Problem Solving

A and B play a game. A and B alternately roll a pair of dice (A starts the game). The first person to throw a score more than what the other has scored in the previous throw is said to have won the game. What is the probability that B wins the game in the second throw?

1. 575/1296
2. 1/2
3. 175/1296
4. 23/36

srcc25anu wrote:A and B play a game. A and B alternately roll a pair of dice (A starts the game). The first person to throw a score more than what the other has scored in the previous throw is said to have won the game. What is the probability that B wins the game in the second throw?

1. 575/1296
2. 1/2
3. 175/1296
4. 23/36

Probability that B wins the game in the 2nd throw (first throw for B, however 2nd overall for the game as A has the first throw) =

P(A=2)P(B>2)+P(A=3)P(B>3)+P(A=4)P(B>4)+P(A=5)P(B>5)+P(A=6)P(B>6)+P(A=7)P(B>7)+P(A=8)P(B>8)+P(A=9)P(B>9)+P(A=10)P(B>10)+P(A=11)P(B>11)

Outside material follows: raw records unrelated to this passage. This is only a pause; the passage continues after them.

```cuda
static __global__ void __launch_bounds__(kWgradWinThreads, 1) tc_wgrad_win(const __grid_constant__ CUtensorMap tmX, const __grid_constant__ CUtensorMap tmY,
                                                       const WGradWinParams p, int use_tma) {
    constexpr int R = 128, STAGES = kWgradWinStages, LOOKAHEAD = 1, NY = 64, TT = kWgradWinTilesPerCta;
    static_assert(TT == 2, "the wgmma warpgroups dispatch on 1 or 2 tiles per CTA");
    extern __shared__ uint8_t smem_raw[];
    __shared__ uint64_t full_bar[STAGES], empty_bar[STAGES];
    uint8_t* smem = reinterpret_cast<uint8_t*>((reinterpret_cast<uintptr_t>(smem_raw) + 1023) & ~uintptr_t(1023));
    const int tid = threadIdx.x, warp = tid >> 5;
    const int IMGX = p.WRX * 128;
    const int XBYTES = IMGX * p.cpr;
    const int stage_bytes = XBYTES + R * 128;
    const int xt = p.nslots / 2;
    const int t0 = blockIdx.x * TT;
    float* sRed = reinterpret_cast<float*>(smem + (size_t)STAGES * stage_bytes);
    if (tid == 0) {
        for (int s = 0; s < STAGES; ++s) { mbar_init(&full_bar[s], use_tma ? 1 : 5); mbar_init(&empty_bar[s], (use_tma ? 4 : 0) + 8); }
        fence_barrier_init();
        tma_prefetch_desc(&tmX);
        if (use_tma) tma_prefetch_desc(&tmY);
    }
    __syncthreads();
    const int64_t m_begin = (int64_t)blockIdx.y * p.rows_per_cta;
    int64_t m_end = m_begin + p.rows_per_cta;
    if (m_end > p.M) m_end = p.M;
    const int nsteps = m_end > m_begin ? (int)((m_end - m_begin + R - 1) / R) : 0;
    const int tmask = (1 << p.tpi_shift) - 1;
    const int64_t g0 = m_begin / R;

    if (warp == 4) {
        if ((tid & 31) == 0) {
            int z_next = 0;
            if (!use_tma && nsteps > 0) {
                const int64_t img = g0 >> p.tpi_shift;
                z_next = p.rows ? (int)__ldg(p.rows + (img < p.n ? img : 0)) : (int)img;
            }
            for (int it = 0; it < nsteps; ++it) {
                const int s = it % STAGES;
                const int z = z_next;
                if (!use_tma && it + 1 < nsteps) {
                    const int64_t img1 = (g0 + it + 1) >> p.tpi_shift;
                    z_next = p.rows ? (int)__ldg(p.rows + (img1 < p.n ? img1 : 0)) : (int)img1;
                }
                if (it >= STAGES) mbar_wait(&empty_bar[s], ((it / STAGES) - 1) & 1);
                const uint32_t dst = smem_u32(smem + (size_t)s * stage_bytes);
                if (use_tma) {
                    const int m0 = (int)(m_begin + (int64_t)it * R);
                    mbar_arrive_expect_tx(&full_bar[s], (uint32_t)stage_bytes);
                    for (int c = 0; c < p.cpr; ++c) tma_load_2d(dst + c * IMGX, &tmX, c * 64, m0, &full_bar[s]);
                    tma_load_2d(dst + XBYTES, &tmY, 0, m0, &full_bar[s]);
                } else {
                    const int t_in = (int)((g0 + it) & tmask);
                    mbar_arrive_expect_tx(&full_bar[s], (uint32_t)XBYTES);
                    for (int c = 0; c < p.cpr; ++c) tma_load_3d(dst + c * IMGX, &tmX, c * 64, t_in * 128, z, &full_bar[s]);
                }
            }
        }
    } else if (warp < 4) {
        const int rq = tid >> 3, c16 = tid & 7;
        float bsum[8];
#pragma unroll
        for (int e = 0; e < 8; ++e) bsum[e] = 0.f;
        auto add_step = [&](const uint8_t* sYp) {
#pragma unroll
            for (int ps = 0; ps < R / 16; ++ps) {
                const int rr = ps * 16 + rq;
                const int4 v = *reinterpret_cast<const int4*>(sYp + img_off(rr, c16));
                const uint32_t w[4] = {(uint32_t)v.x, (uint32_t)v.y, (uint32_t)v.z, (uint32_t)v.w};
#pragma unroll
                for (int e = 0; e < 4; ++e) {
                    bsum[2 * e] += __uint_as_float(w[e] << 16);
                    bsum[2 * e + 1] += __uint_as_float(w[e] & 0xFFFF0000u);
                }
            }
        };
        if (use_tma) {
            for (int it = 0; it < nsteps; ++it) {
                const int s = it % STAGES;
                mbar_wait(&full_bar[s], (it / STAGES) & 1);
                add_step(smem + (size_t)s * stage_bytes + XBYTES);
                __syncwarp();
                if ((tid & 31) == 0) mbar_arrive(&empty_bar[s]);
            }
        } else {
            for (int it = 0; it < nsteps; ++it) {
                const int s = it % STAGES;
                const int64_t g = g0 + it;
                const int64_t img = g >> p.tpi_shift;
                const int t_in = (int)(g & tmask);
                if (it >= STAGES) mbar_wait(&empty_bar[s], ((it / STAGES) - 1) & 1);
                const uint32_t sY = smem_u32(smem + (size_t)s * stage_bytes + XBYTES);
#pragma unroll
                for (int ps = 0; ps < R / 16; ++ps) {
                    const int rr = ps * 16 + rq;
                    const int rl = t_in * 128 + rr;
                    const int col = c16 * 8;
                    const bool ok = rl < p.G && img < p.n && col < p.ncolsY;
                    cp_async16(sY + img_off(rr, c16), p.Y + (ok ? (img * p.G + rl) * (int64_t)p.ldy + col : 0), ok ? 16u : 0u);
                }
                cp_async_commit();
                if (it >= LOOKAHEAD) {
                    cp_async_wait<LOOKAHEAD>();
                    const int sd = (it - LOOKAHEAD) % STAGES;
                    add_step(smem + (size_t)sd * stage_bytes + XBYTES);
                    fence_proxy_async_smem();
                    __syncwarp();
                    if ((tid & 31) == 0) mbar_arrive(&full_bar[sd]);
                }
            }
            cp_async_wait<0>();
            for (int d = (nsteps >= LOOKAHEAD ? nsteps - LOOKAHEAD : 0); d < nsteps; ++d)
                add_step(smem + (size_t)(d % STAGES) * stage_bytes + XBYTES);
            fence_proxy_async_smem();
            __syncwarp();
            if ((tid & 31) == 0)
                for (int d = (nsteps >= LOOKAHEAD ? nsteps - LOOKAHEAD : 0); d < nsteps; ++d) mbar_arrive(&full_bar[d % STAGES]);
        }
#pragma unroll
        for (int e = 0; e < 8; ++e) sRed[rq * 64 + c16 * 8 + e] = bsum[e];
        asm volatile("bar.sync 1, 128;" ::: "memory");
        if (tid < 64) {
            float t = 0.f;
#pragma unroll
            for (int l = 0; l < 16; ++l) t += sRed[l * 64 + tid];
            if (blockIdx.x == 0) p.wsb[(int64_t)blockIdx.y * NY + tid] = t;
        }
    } else if (warp >= 8) {
        const int w = (warp - 8) >> 2;
        if (xt - t0 >= TT) wgrad_win_mma<TT>(p, smem, stage_bytes, XBYTES, IMGX, full_bar, empty_bar, nsteps, t0, w, tid);
        else wgrad_win_mma<1>(p, smem, stage_bytes, XBYTES, IMGX, full_bar, empty_bar, nsteps, t0, w, tid);
    }
}

}
```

=1/36*35/36+2/36*33/36+3/36*30/36+4/36*26/36+5/36*21/36+6/36*15/36+5/36*10/36+4/36*6/36+3/36*3/36+2/36*1/36

= 1/36*36 * (35+66+90+104+105+90+50+24+9+2) = 575/1296. 1

A is the correct answer. thanks for the explanation.

hi Anshu here's the Quest. https://challenge.2iim.com/test_2/question_6.shtml Answer https://challenge.2iim.com/test_2/answer.shtml However, if B wins in the first throw - there's no second throw ... game is over with no solution I lost my 0.5 hours here

anshumishra wrote:

srcc25anu wrote:A and B play a game. A and B alternately roll a pair of dice (A starts the game). The first person to throw a score more than what the other has scored in the previous throw is said to have won the game. What is the probability that B wins the game in the second throw?

1. 575/1296
2. 1/2
3. 175/1296
4. 23/36

Probability that B wins the game in the 2nd throw (first throw for B, however 2nd overall for the game as A has the first throw) =

P(A=2)P(B>2)+P(A=3)P(B>3)+P(A=4)P(B>4)+P(A=5)P(B>5)+P(A=6)P(B>6)+P(A=7)P(B>7)+P(A=8)P(B>8)+P(A=9)P(B>9)+P(A=10)P(B>10)+P(A=11)P(B>11)

=1/36*35/36+2/36*33/36+3/36*30/36+4/36*26/36+5/36*21/36+6/36*15/36+5/36*10/36+4/36*6/36+3/36*3/36+2/36*1/36

= 1/36*36 * (35+66+90+104+105+90+50+24+9+2) = 575/1296. 1

Night reader wrote: hi Anshu here's the Quest. https://challenge.2iim.com/test_2/question_6.shtml Answer https://challenge.2iim.com/test_2/answer.shtml However, if B wins in the first throw - there's no second throw ... game is over with no solution I lost my 0.5 hours here

@night reader
I hear you. The question should be accompanied with the OA (at least if the poster knows). Sometimes the answer helps to understand the problems which are not clearly written, e.g. here I also had a doubt whether the question is asking about B's second throw, however after looking at the given options (1296 = 36^2), I guessed it was the first throw for B.